Primary Outcome Measures

Name	Time	Method
Standard PK Parameter: Time at Which Cmax Was Observed (Tmax)	Day 1 (at 0, 1, 1.5, 2, 3, 4, 6, 8, 12 hr), Day 2 (0 hr) and Day 7 (0, 0.5, 1, 1.5, 2, 4, 6, 8, 12 and 24 hr)	PK parameters were calculated using data at the actual time of blood collection. Tmax was determined from plasma concentration-time data, using standard model independent methods.
Standard PK Parameter: Total Clearance (CL/F)	Day 1 (at 0, 1, 1.5, 2, 3, 4, 6, 8, 12 hr), Day 2 (0 hr) and Day 7 (0, 0.5, 1, 1.5, 2, 4, 6, 8, 12 and 24 hr)	PK parameters were calculated using data at the actual time of blood collection. CL/F was determined from plasma concentration-time data, using standard model independent methods.

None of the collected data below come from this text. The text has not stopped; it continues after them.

@@ -57,9 +93,45 @@
 #pragma unroll
             for (int u = 0; u < GN_UNROLL; ++u) sa[u] = sq[u] = 0.f;
             int p = p0 + ty;
+            float pivot;
+            int cnt = 0;
+            if constexpr (FAST != 0) {
+                int left = (p1 - 1 - p) / rows + 1;
+                const int plast = p + (left - 1) * rows;
+                f32x4 v[GN_UNROLL];
+#pragma unroll
+                for (int u = 0; u < GN_UNROLL; ++u)
+                    v[u] = *reinterpret_cast<const f32x4*>(src + (int64_t)min(p + u * rows, plast) * pitch);
+                pivot = fmaxf(fminf(v[0][0], v[0][1]), fminf(fmaxf(v[0][0], v[0][1]), v[0][2]));
+                while (left >= GN_UNROLL) {
+#pragma unroll
+                    for (int u = 0; u < GN_UNROLL; ++u) v[u] = v[u] - pivot;
+#pragma unroll
+                    for (int u = 0; u < GN_UNROLL; ++u) {
+                        sa[u] += (v[u][0] + v[u][1]) + (v[u][2] + v[u][3]);
+                        sq[u] += (v[u][0] * v[u][0] + v[u][1] * v[u][1]) + (v[u][2] * v[u][2] + v[u][3] * v[u][3]);
+                    }
+                    cnt += GN_UNROLL;
+                    left -= GN_UNROLL;
+                    p += GN_UNROLL * rows;
+                    if (left > 0) {
+#pragma unroll
+                        for (int u = 0; u < GN_UNROLL; ++u)
+                            v[u] = *reinterpret_cast<const f32x4*>(src + (int64_t)min(p + u * rows, plast) * pitch);
+                    }
+                }
+#pragma unroll
+                for (int u = 0; u < GN_UNROLL - 1; ++u) {
+                    if (u < left) {
+                        const f32x4 w = v[u] - pivot;
+                        sa[0] += (w[0] + w[1]) + (w[2] + w[3]);
+                        sq[0] += (w[0] * w[0] + w[1] * w[1]) + (w[2] * w[2] + w[3] * w[3]);
+                        ++cnt;
+                    }
+                }
+            } else {
             const f32x4 pv = *reinterpret_cast<const f32x4*>(src + (int64_t)p * pitch);
-            const float pivot = fmaxf(fminf(pv[0], pv[1]), fminf(fmaxf(pv[0], pv[1]), pv[2]));
-            int cnt = 0;
+            pivot = fmaxf(fminf(pv[0], pv[1]), fminf(fmaxf(pv[0], pv[1]), pv[2]));
             for (; p + (GN_UNROLL - 1) * rows < p1; p += GN_UNROLL * rows) {
                 f32x4 v[GN_UNROLL];
 #pragma unroll
@@ -78,6 +150,7 @@
                 sq[0] += (v[0] * v[0] + v[1] * v[1]) + (v[2] * v[2] + v[3] * v[3]);
                 ++cnt;
             }
+            }
             float s = 0.f, ss = 0.f;
 #pragma unroll
             for (int u = 0; u < GN_UNROLL; u += 2) {
@@ -90,7 +163,47 @@
             part.mean = pivot + md;
             part.m2 = fmaxf(ss - s * md, 0.f);
         }
-        if constexpr (FUSED) {
+        if constexpr (FUSED && FAST != 0) {
+            if (cp == 0) {
+                if (dst) apply_load(0);
+                ga_pre = gamma ? gamma[c_pre] : 1.f;
+                be_pre = beta ? beta[c_pre] : 0.f;
+            }
+            __shared__ double wredf[4][FAST][3];
+            const int mygl = (c4 - c4_lo) / Cg4;
+            double n[FAST], mean[FAST], m2[FAST];
+#pragma unroll
+            for (int gl = 0; gl < FAST; ++gl) {
+                const bool mine = part.n > 0.f && mygl == gl;
+                n[gl] = mine ? (double)part.n : 0.0, mean[gl] = mine ? (double)part.mean : 0.0, m2[gl] = mine ? (double)part.m2 : 0.0;
+            }
+#pragma unroll
+            for (int o = 32; o > 0; o >>= 1) {
+                double nb[FAST], mb[FAST], m2b[FAST];
+#pragma unroll
+                for (int gl = 0; gl < FAST; ++gl) nb[gl] = __shfl_xor(n[gl], o), mb[gl] = __shfl_xor(mean[gl], o), m2b[gl] = __shfl_xor(m2[gl], o);
+#pragma unroll
+                for (int gl = 0; gl < FAST; ++gl) gn_merge_sel(n[gl], mean[gl], m2[gl], nb[gl], mb[gl], m2b[gl]);
+            }
+            if ((tid & 63) == 0) {
+#pragma unroll
+                for (int gl = 0; gl < FAST; ++gl) {
+                    wredf[tid >> 6][gl][0] = n[gl];
+                    wredf[tid >> 6][gl][1] = mean[gl];
+                    wredf[tid >> 6][gl][2] = m2[gl];
+                }
+            }
+            __syncthreads();
+            if (tid < FAST) {
+                double an = gacc[tid][0], am = gacc[tid][1], a2 = gacc[tid][2];
+                for (int w = 0; w < 4; ++w) gn_merge(an, am, a2, wredf[w][tid][0], wredf[w][tid][1], wredf[w][tid][2]);
+                gacc[tid][0] = an;
+                gacc[tid][1] = am;
+                gacc[tid][2] = a2;
+            }
+            __syncthreads();
+            continue;
+        } else if constexpr (FUSED) {
             __shared__ double wred[4][3];
             const int mygl = (c4 - c4_lo) / Cg4;
             for (int gl = 0; gl < gpb; ++gl) {
@@ -150,6 +263,69 @@
         }
         __syncthreads();
         __shared__ float lsc[256], lsh[256];
+        if constexpr (FAST != 0) {
+            for (int c = c_lo + tid; c < c_hi; c += 256) {
+                const int g = c / Cg - g_lo;
+                const bool pre = c == c_pre;
+                const float sc = fin[g][1] * (pre ? ga_pre : gamma ? gamma[c] : 1.f);
+                const float sh = (pre ? be_pre : beta ? beta[c] : 0.f) - fin[g][0] * sc;
+                scale[(int64_t)b * C + c] = sc;
+                shift[(int64_t)b * C + c] = sh;
+                if (dst) {
+                    lsc[c - c_lo] = sc;
+                    lsh[c - c_lo] = sh;
+                }
+            }
+            if (dst) {
+                __syncthreads();
+                for (int base = 0; base < nit; base += 256 * GN_APPLY_U) {
+                    f32x4 t0[GN_APPLY_U], t1[GN_APPLY_U];
+                    int tp[GN_APPLY_U], tcl[GN_APPLY_U];
+#pragma unroll
+                    for (int k = 0; k < GN_APPLY_U; ++k) t0[k] = ap_v0[k], t1[k] = ap_v1[k], tp[k] = ap_p[k], tcl[k] = ap_cl[k];
+                    if (base + 256 * GN_APPLY_U < nit) apply_load(base + 256 * GN_APPLY_U);
+#pragma unroll
+                    for (int k = 0; k < GN_APPLY_U; ++k) {
+                        if (base + tid + 256 * k >= nit) continue;
+                        const int p = tp[k];
+                        const int cl = tcl[k];
+                        const int c = c_lo + cl;
+                        const int64_t row = (int64_t)b * P + p;
+                        f32x4 v0 = t0[k];
+                        f32x4 v1 = t1[k];
+                        const int64_t off = (row * (C >> 5) + (c >> 5)) * (64 * parts) + (c & 31) * 2;
+                        u32x2 p0[3], p1[3];
+                        if (dst_raw) {
+                            const int64_t roff = (row * (C >> 5) + (c >> 5)) * (64 * raw_parts) + (c & 31) * 2;
+                            split4_parts(v0, p0, raw_parts);
+                            split4_parts(v1, p1, raw_parts);
+#pragma unroll
+                            for (int q = 0; q < 3; ++q)
+                                if (q < raw_parts)
+                                    *reinterpret_cast<u32x4*>(dst_raw + roff + q * 64) = u32x4{p0[q][0], p0[q][1], p1[q][0], p1[q][1]};
+                        }
+#pragma unroll
+                        for (int e = 0; e < 4; ++e) {
+                            v0[e] = __builtin_fmaf(v0[e], lsc[cl + e], lsh[cl + e]);
+                            v1[e] = __builtin_fmaf(v1[e], lsc[cl + 4 + e], lsh[cl + 4 + e]);
+                        }
+                        if (act == ALDM_ACT_SILU) {
+#pragma unroll
+                            for (int e = 0; e < 4; ++e) {
+                                v0[e] = silu_fast(v0[e]);
+                                v1[e] = silu_fast(v1[e]);
+                            }
+                        }
+                        split4_fmt(v0, p0, parts, f16_scale);
+                        split4_fmt(v1, p1, parts, f16_scale);
+#pragma unroll
+                        for (int q = 0; q < 3; ++q)
+                            if (q < parts) *reinterpret_cast<u32x4*>(dst + off + q * 64) = u32x4{p0[q][0], p0[q][1], p1[q][0], p1[q][1]};
+                    }
+                }
+            }
+            return;
+        }
         for (int c = g_lo * Cg + tid; c < (g_lo + gpb) * Cg; c += 256) {
             const int g = c / Cg - g_lo;
             const float sc = fin[g][1] * (gamma ? gamma[c] : 1.f);
@@ -473,6 +649,25 @@
     return 0;
 }
 
+static std::atomic<int> g_gn_fast{-1};
+static int gn_fast_on() {
+    static const int env_on = [] {
+        const char* e = getenv("ALDM_GN_FAST");
+        return (e && e[0] == '0' && e[1] == 0) ? 0 : 1;
+    }();
+    const int v = g_gn_fast.load(std::memory_order_relaxed);
+    return v < 0 ? env_on : v;
+}
+extern "C" int aldm_groupnorm_fast(int on) {
+    const int prev = gn_fast_on();
+    g_gn_fast.store(on == 0 || on == 1 ? on : -1, std::memory_order_relaxed);
+    return prev;
+}
+
+static bool gn_fast_shape(const GnPlan& pl) {
+    return gn_fast_on() && pl.form != ALDM_GN_CHUNKED && pl.gpb >= 1 && pl.gpb <= 4;
+}
+
 static int groupnorm_launch(const float* x1, const float* x2, int B, int P, int C1, int C2, int G, float eps,
                             const float* gamma, const float* beta, float* scale, float* shift, float* ws, void* dst,
                             void* dst_raw, int parts, int act, void* stream, int raw_parts = 0, float f16_scale = 0.f) {
@@ -485,22 +680,33 @@
                "aldm_groupnorm_stats: need C%%G==0, (C/G)%%4==0, C1%%4==0 (C1=%d C2=%d G=%d)", C1, C2, G);
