# mfkiwl/erlangnetwork-gnsslib-sdr

Hardware: AMD Instinct MI355X
Metric: correlations/sec (1 ms coh) + x real-time, 32-SV L1CA @16.368 Msps (higher is better)
Workload: dtype int8 samples x int8 carrier LUT -> int32 accumulators (exact); NCOs: the reference's fp64 running sums, bit for bit; 1 GPU; BASELINE configs[2]: 32-SV GPS L1CA tracking, 5-tap E/P/L correlators (CORRN=2, CORRD=3), 1 ms coherent, 16.368 Msps int8 IQ, per GPU; channels_per_gpu=32, epochs_per_launch=1000, taps=5, loop=open (frequencies held per launch); see closed_loop (--full), if_broadcast=none (1 GPU)

## Files before the change

erlangnetwork-gnsslib-sdr_amd/csrc/gnsscorr_nco.h:

```cpp
#pragma once

#include <math.h>
#include <stdint.h>
#include <string.h>
#include <type_traits>

#if defined(__HIPCC__)
#define GC_HD __host__ __device__ inline
#define GC_HDM __host__ __device__
#define GC_HD_NOINLINE __host__ __device__ __attribute__((noinline))
#else
#define GC_HD static inline
#define GC_HDM
#define GC_HD_NOINLINE static
#endif
#if defined(__clang__)
#define GC_FP_STRICT _Pragma("clang fp contract(off)")
#else
#define GC_FP_STRICT
#endif

#if defined(__HIP_DEVICE_COMPILE__)
#define GC_DDIV(a, b) __ddiv_rn((a), (b))
#else
// ... 1483 lines not shown
}

GC_HD bool gc_carrier_value_step_one(const GcCarPlan &P, const GcCarStepC &C, double remcarr, int n, int kprem,
                                     double *remcarr_out)
{
    GC_FP_STRICT
    if (C.ex0 == GC_NO_TABLE || n < 1) return false;
    double x = gc_div_y(remcarr * GC_NCO_CDIV, GC_NCO_DPI, P.ydpi);
    if (!gc_one_binade_walk(x, C.s, n, &x)) return false;
    bool held;
    const double p = gc_prem_checked(x, kprem, &held);
    if (!held) return false;
    *remcarr_out = p;
    return true;
}
```

erlangnetwork-gnsslib-sdr_amd/csrc/gnsscorr_plan.hip:

```cpp
#include <cstdlib>
#include <cstddef>
#include <hip/hip_runtime.h>

#include "gnsscorr_internal.h"

namespace {


#define GC_SPEC_WC  9.313225746154785e-10
#define GC_SPEC_WK  9.313225746154785e-10

struct SpecChan {
    GcCodePlan PC;
    GcCarPlan PK;
    GcCarStepC CK;
    double ci, spc, ps, dlen;
    int clen, smax;
    int tmax;
    bool ok;
};

__device__ __forceinline__ void spec_chan_init(SpecChan &C, const GcChan &c, const GcTrkState &s, bool with_prem)
{
    C.ci = __dmul_rn(c.ti, s.codefreq);
// ... 40 lines not shown
            if (!gc_carrier_claims_step<true>(C.PK, C.CK, g0, n, ck, &G)) G = gc_carrier_period_any<GcFillLoop, GcNoEmit, false>(C.PK, g0, n, fill, ne, &tier);
            dk = G - g1;
            dk = dk > 0.5 * GC_NCO_DPI ? dk - GC_NCO_DPI : (dk < -0.5 * GC_NCO_DPI ? dk + GC_NCO_DPI : dk);
            if (!(fabs(dc) < 1.0e300)) dc = 0.0;
            if (!(fabs(dk) < 1.0e300)) dk = 0.0;
        }
    }
    devc[i] = dc;
    devk[i] = dk;
}
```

Standard PK Parameter: Apparent Volume of Distribution (Vz/F)	Day 1 (at 0, 1, 1.5, 2, 3, 4, 6, 8, 12 hr), Day 2 (0 hr) and Day 7 (0, 0.5, 1, 1.5, 2, 4, 6, 8, 12 and 24 hr)	PK parameters were calculated using data at the actual time of blood collection. Vz/F was determined from plasma concentration-time data, using standard model independent methods.
Standard PK Parameter: R[Cmax], Extent of Accumulation (Ro), Steady State Accumulation Ratio (Rs)	Day 1 (at 0, 1, 1.5, 2, 3, 4, 6, 8, 12 hr), Day 2 (0 hr) and Day 7 (0, 0.5, 1, 1.5, 2, 4, 6, 8, 12 and 24 hr)	PK parameters were calculated using data at the actual time of blood collection. R\[Cmax\], Ro and Rs were determined from plasma concentration-time data, using standard model independent methods. R\[Cmax\] = Cmax (Day 7)/Cmax (Day 1), Ro = AUC(0-tau) (Day 7)/ AUC(0-tau) (Day 1) and Rs = AUC(0-tau) (Day 7)/ AUC(0-inf) (Day 1).
DPP-IV Activity Weighted Mean AUCs at Baseline (Day -1) and Day 7	Baseline (Day -1) and Day 7	For analysis of DPP-IV activity, approximately 2 mL of whole blood was collected into a vacuum tube containing EDTA2K and centrifuged at approximately 4 degree Celsius, at approximately 2500 rpm for 15 minutes. Samples were stored in a freezer at -70 degree Celsius or lower. Double-delta represented active treatment within participant change from Baseline summarized across participants, subtracted from placebo within participant change from Baseline summarized across participants. AUC with respect to these time interval was calculated using linear trapezoidal rule by sum of the areas between each chronological pair of assessments (using observed times). Weighted mean was then determined by dividing AUC by observed length of collection interval (time of last assessment - time of first assessment in hr). Double-delta analysis has been presented in analysis. Unit of measure: Nano mole per minute per milliliter (nmol/min/mL).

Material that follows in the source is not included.